# Starting Sequencing



## AgileGSD (Jan 17, 2006)

Savvy is starting sequencing 
https://www.facebook.com/video/video.php?v=10150667822930850&saved


----------



## MaggieRoseLee (Aug 17, 2001)

LOVED IT! Well done to the both of you and keep with the videos!


----------



## AgileGSD (Jan 17, 2006)

Thanks! He's a good boy and really loves agility. I'm bringing hubby to class with me this week and maybe I can get more videos of what we work on


----------



## wildo (Jul 27, 2006)

Not sure how I missed this thread. Lookin' good!
[EDIT]- Are you teaching a "jump up into my arms" at the end?


----------



## AgileGSD (Jan 17, 2006)

wildo said:


> Not sure how I missed this thread. Lookin' good!
> [EDIT]- Are you teaching a "jump up into my arms" at the end?


 Thanks!

I'm wasn't specifically training it but he often does it and it's fun, so I think it will become part of the routine. This time though, he dropped his treat as he went to jump so got distracted. He doesn't always swallow them when he picked them up because it's too fun to keep running LOL


----------



## LuvourGSDs (Jan 14, 2007)

NICE ! What is the harness you are using?


----------



## AgileGSD (Jan 17, 2006)

LuvourGSDs said:


> NICE ! What is the harness you are using?


 Thanks!

It's one of those "As Seen On TV" mesh harnesses. I picked up a couple over the summer at Walgreen's for $5! It makes a good sport harness, although i wish it came in other colors.

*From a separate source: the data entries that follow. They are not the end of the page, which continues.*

# AdamYuan/Adypt

Measured on AMD Instinct MI355X. Metric: Mrays/sec (primary+secondary) Sponza 1920x1080 8-bounce; % HBM-read roofline, higher is better.
Workload: dtype f32; 1 GPU; sponza-like procedural stand-in (stand-in), 248964 triangles, 1920x1080, full wavefront path trace, maxBounce 8, tmpLifetime 16, 1 spp per step; one radiance gather per timed region; frames_in_flight=32, rays_warmup=62962782, comm=none, comm_ranks=0, devices=device 0, bounces_in_one_launch=True, rehearsal=False

## Files before the change

### adypt_amd/csrc/device/context.hpp

```cpp
#pragma once
#include "traverse.hpp"
#include "path.hpp"
#include "frame_plan.hpp"
#include "tunables.hpp"
#include "resources.hpp"
#include "../../../include/adypt_hip.h"

#include <string>
#include <vector>

using namespace adypt;

namespace {

constexpr int kMaxBounce = 32;
constexpr int kMaxFramesInFlight = 128;
constexpr int kRollMaxPixels = 1 << 22;
constexpr int kDefaultPipes = 1;

struct FrameCounters {
	uint32_t count[kMaxBounce + 1][kNumSegments * kCursorStride];
	uint32_t cursor[kMaxBounce + 1][kNumSegments * kCursorStride];
	uint32_t sh_count[kMaxBounce + 1][kNumSegments * kCursorStride];
	uint32_t sh_cursor[kMaxBounce + 1][kNumSegments * kCursorStride];
};

struct EventPair { Event a, b; int kind = 0; };

struct Pipe {
	Stream stream;
	Event done;
	FrameCounters *counters = nullptr;
	uint2 *spill = nullptr;
};

struct QueueWindow { size_t offset; uint32_t seg_cap; };

struct Queues {
	Buffer<float4> o[2], d[2], col[2], hit;
	Buffer<float4> done;
	Buffer<float4> sh_o, sh_d, sh_col, sh_hit;
	Buffer<RayStats> ray_stats;
};

}

struct adypt_ctx {
	int device = 0;
	std::string error;
	Tunables tun;

	static constexpr int kSobolSlots = 4;
	Pipe pipes[kMaxPipes];
	hipStream_t stream = nullptr;
	Event fork_ev;
// ... 101 lines not shown
```

### adypt_amd/csrc/device/frame_schedule.hpp

```cpp
#pragma once
#include "context.hpp"
#include "../../../include/adypt_host.h"

namespace {

struct PassArgs { SceneArgs sc; PixelArgs px; bool stats; };
PassArgs pass_args(const adypt_ctx *c)
{
	PassArgs a;
	fill_scene(c, &a.sc); fill_pixels(c, &a.px);
	a.stats = (c->instrumentation & 2) != 0;
	return a;
}

void launch_resolve(adypt_ctx *c, const FrameArgs &f, const PassArgs &a, int first, int count)
{
	const dim3 grid((c->n_local_px + 255) / 256), block(256);
	if(c->noise_stats) hipLaunchKernelGGL(k_resolve_noise, grid, block, 0, c->stream, f, a.sc, a.px, c->d_noise_moments.get(), first, count);
	else hipLaunchKernelGGL(k_resolve, grid, block, 0, c->stream, f, a.sc, a.px, first, count);
}
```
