# nv-tlabs/GEN3C

Hardware: AMD Instinct MI355X
Metric: denoise-steps/sec (121x1280x704 latent, Cosmos-7B) (higher is better)
Workload: dtype bf16

## Files before the change

### gen3c_amd/_lib.py

```python
from __future__ import annotations

import ctypes as C
from pathlib import Path

_LIB_PATH = Path(__file__).resolve().parent / "lib" / "libgen3c_hip.so"
_lib = None

vp, i64, i32, f32 = C.c_void_p, C.c_int64, C.c_int, C.c_float

G3_OK, G3_ERR_ARG, G3_ERR_LAUNCH, G3_ERR_RESOURCE = 0, 1, 2, 3

SIGNATURES = {
    "g3_last_error": [],
    "g3_abi_version": [],
    "g3_set_option": [C.c_char_p, i32],
    "g3_device_info": [i32, C.POINTER(i32), C.POINTER(i32), C.c_char_p, i32],
    "g3_event_create": [C.POINTER(vp)],
    "g3_event_record": [vp, vp],
    "g3_event_elapsed_ms": [vp, vp, C.POINTER(f32)],
    "g3_event_destroy": [vp],
    "g3_gemm_bf16_nt": [vp, i64, vp, i64, vp, i64, i32, i32, i32, i32, vp, i32, i64, vp, i64, vp],
    "g3_flash_attn_fwd_kvseg_bf16": [vp, i64, i64, i64, vp, i64, i64, i64, vp, i64, i64, i64, i32, i64, vp, i64, i64, i64, i32, i32, i32,
                                     i32, i32, f32, vp],
    "g3_gemm_kernel_name": [i32, i32, i32, i32],
    "g3_quant_mxfp8_bf16": [vp, i64, vp, i64, vp, i64, i32, i32, vp],
    "g3_gemm_mxfp8_nt": [vp, i64, vp, i64, vp, i64, vp, i64, vp, i64, i32, i32, i32, i32, vp, i32, i64, vp, i64, vp],
    "g3_gemm_mxfp8_kernel_name": [i32, i32, i32, i32],
    "g3_gemv_bf16": [vp, i64, vp, i64, vp, i64, vp, i64, i32, i32, i32, i32, vp],
    "g3_flash_attn_kernel_name": [i32, i32, i32, i32],
    "g3_flash_attn_fwd_bf16": [vp, i64, i64, i64, vp, i64, i64, i64, vp, i64, i64, i64, vp, i64, i64, i64, i32, i32, i32,
                               i32, i32, f32, vp],
    "g3_cross_attn_fwd_bf16": [vp, i64, i64, i64, vp, f32, vp, i64, i64, i64, vp, i64, i64, i64, vp, i64, i64, i64, i32, i32, i32, i32, i32,
                               i32, f32, vp],
    "g3_flash_attn_fwd_ex_bf16": [vp, i64, i64, i64, vp, i64, i64, i64, vp, i64, i64, i64, i32, i64, vp, vp, vp, i64, i64, i64, i32, i32, i32,
                                  i32, i32, f32, i32, vp],
    "g3_flash_attn_fwd_carry_bf16": [vp, i64, i64, i64, vp, i64, i64, i64, vp, i64, i64, i64, i32, i64, i32, i32, vp, vp, vp, vp, vp, i64, i64,
                                     i64, i32, i32, i32, i32, i32, f32, i32, vp],
    "g3_flash_attn_kernel_name_ex": [i32, i32, i32, i32, i32],
    "g3_attn_merge_partials_bf16": [vp, vp, i32, i64, i64, i64, vp, i64, i64, i64, i32, i32, i32, i32, vp],
    "g3_transpose_v_bf16": [vp, i64, vp, i64, i32, i32, i32, i32, vp],
    "g3_layernorm_modulate_bf16": [vp, i64, vp, vp, i64, i32, vp, i64, i32, i32, f32, vp],
    "g3_posemb_layernorm_modulate_bf16": [vp, i64, vp, vp, vp, vp, i32, i32, i32, i32, vp, vp, i64, i32, vp, i64, i32, f32, vp],
    "g3_qk_rmsnorm_rope_bf16": [vp, i64, vp, vp, vp, vp, i64, i32, i32, i32, i32, f32, vp],
    "g3_qk_rmsnorm_rope_pair_bf16": [vp, i64, vp, i32, vp, i32, vp, vp, vp, i64, i32, i32, i32, f32, vp],
    "g3_gemm_qk_norm_rope_bf16": [vp, i64, vp, i64, vp, i64, i32, i32, i32, i32, i32, vp, vp, vp, vp, i32, f32, vp, i64, vp],
    "g3_add_inplace_bf16": [vp, vp, i64, vp],
    "g3_warp_project_f32": [vp, vp, vp, vp, vp, vp, vp, vp, vp, i32, i32, i32, i32, vp],
    "g3_warp_splat_f32": [vp, vp, vp, vp, vp, vp, i32, i32, i32, i32, vp],
    "g3_warp_resolve_f32": [vp, vp, vp, vp, i32, i32, i32, vp],
    "g3_warp_windows_workspace_bytes": [i32, i32, i32],
    "g3_warp_splat_resolve_f32": [vp, vp, vp, vp, vp, vp, vp, vp, vp, vp, i32, i32, i32, i32, vp],
    "g3_render_workspace_bytes": [i32, i32, i32, i32],
    "g3_render_workspace_init": [vp, i32, i32, i32, i32, vp],
    "g3_render_items_f32": [vp, vp, vp, vp, vp, vp, vp, vp, vp, vp, vp, vp, vp, i32, i32, i32, i32, i32, vp],
    "g3_mesh_occlusion_f32": [vp, vp, vp, vp, vp, vp, vp, vp, vp, vp, i32, i32, i32, i32, vp],
    "g3_unproject_points_f32": [vp, vp, vp, vp, i32, i32, i32, vp],
    "g3_dit_patchify_bf16": [vp, vp, vp, i32, vp, i32, i32, i32, i32, i32, i32, vp],
    "g3_dit_unpatchify_bf16": [vp, i64, vp, i32, i32, i32, i32, i32, i32, i32, vp],
    "g3_timestep_embedding_bf16": [vp, vp, vp, vp, i32, i32, vp],
    "g3_reliable_depth_mask_f32": [vp, vp, i32, i32, i32, i32, f32, f32, vp],
    "g3_align_depth_workspace_bytes": [i32, i32],
    "g3_align_depth_f32": [vp, vp, vp, vp, vp, i32, i32, f32, f32, vp, vp, C.c_size_t, i32, i32, vp],
    "g3_conv3d_cl_bf16": [vp, i64, vp, i64, vp, vp, i64, vp, i64] + [i32] * 17 + [vp],
    "g3_conv3d_cl_gnstats_bf16": [vp, i64, vp, i64, vp, vp, i64, vp, i64] + [i32] * 17 + [vp, i32, vp],
    "g3_groupnorm_stats_cl_bf16": [vp, i64, vp, i32, i32, i32, vp],
    "g3_groupnorm_apply_cl_bf16": [vp, i64, vp, vp, vp, vp, i64, i32, i32, i32, f32, i32, vp],
    "g3_groupnorm_swish_cl_bf16": [vp, i64, vp, vp, vp, vp, i64, i32, i32, i32, f32, i32, vp],
    "g3_haar3d_patch_bf16": [vp, vp, i32, i32, i32, vp],
    "g3_haar3d_unpatch_bf16": [vp, i64, vp, i32, i32, i32, vp],
    "g3_resample_cl_bf16": [vp, vp, i32, i32, i32, i32, i32, vp],
    "g3_softmax_rows_bf16": [vp, i64, i32, i32, f32, vp],
    "g3_transpose2d_bf16": [vp, i64, vp, i64, i32, i32, vp],
    "g3_temporal_attn_cl_bf16": [vp, vp, vp, vp, i32, i32, i32, f32, vp],
    "g3_spatial_attn_d512_bf16": [vp, vp, vp, i64, i64, vp, i32, i32, f32, vp],
    "g3_edm_prepare_input_bf16": [vp, vp, vp, vp, vp, vp, i64, i32, i32, f32, f32, f32, f32, vp],
    "g3_edm_cfg_euler_step_bf16": [vp, vp, vp, vp, vp, vp, i64, i32, i32, f32, f32, f32, f32, f32, f32, f32, vp],
}
_RESTYPES = {"g3_last_error": C.c_char_p, "g3_flash_attn_kernel_name": C.c_char_p, "g3_gemm_kernel_name": C.c_char_p, "g3_gemm_mxfp8_kernel_name": C.c_char_p, "g3_flash_attn_kernel_name_ex": C.c_char_p, "g3_align_depth_workspace_bytes": C.c_size_t,
             "g3_warp_windows_workspace_bytes": C.c_size_t, "g3_render_workspace_bytes": C.c_size_t}


class Gen3cHipError(RuntimeError):
    pass


def lib_path() -> Path:
    return _LIB_PATH


def load():
    global _lib
    if _lib is not None:
        return _lib
    import torch
    if not _LIB_PATH.exists():
        raise Gen3cHipError(
            f"{_LIB_PATH} is missing: build it with `python -m gen3c_amd.build` (or __graft_entry__.build()). "
            "gen3c_amd has no CPU/PyTorch fallback for its HIP kernels."
        )
    lib = C.CDLL(str(_LIB_PATH))
    for name, argtypes in SIGNATURES.items():
        fn = getattr(lib, name)
        fn.argtypes = argtypes
        fn.restype = _RESTYPES.get(name, C.c_int)
    _lib = lib
    return lib
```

Oh well, for $5 I guess I can't be too picky LOL

This is the harness that it is: https://www.asseenontv.com/comfy-control-harness/detail.php?p=300100


----------



## LuvourGSDs (Jan 14, 2007)

Ok, Skyrah pup pulls to go do this & that. Love her drive, but hate to use a training collar on her, but geez, we need some control. I have been using for now a leather choke. Hated using the Gentle Leader on her durning class. She still pulls a bit on choke, hate that.  Was not sure what to try. I have never used a harness for fear of them pulling more.


----------



## MaggieRoseLee (Aug 17, 2001)

I know I was supposed to use a harness on my pups for the first year or so because we WANTED the excitment and dragging of us around the equipment. 

Have to say that's harder when they are bigger and stronger. Truthfully, I kind of went from the harness to off leash entirely when out with the equipment. Both Glory and Bretta will stay near me if I have a fist full of treats or am dragging them around by the tug toy. 



The collar leash thing was just STRESSING ME OUT!


----------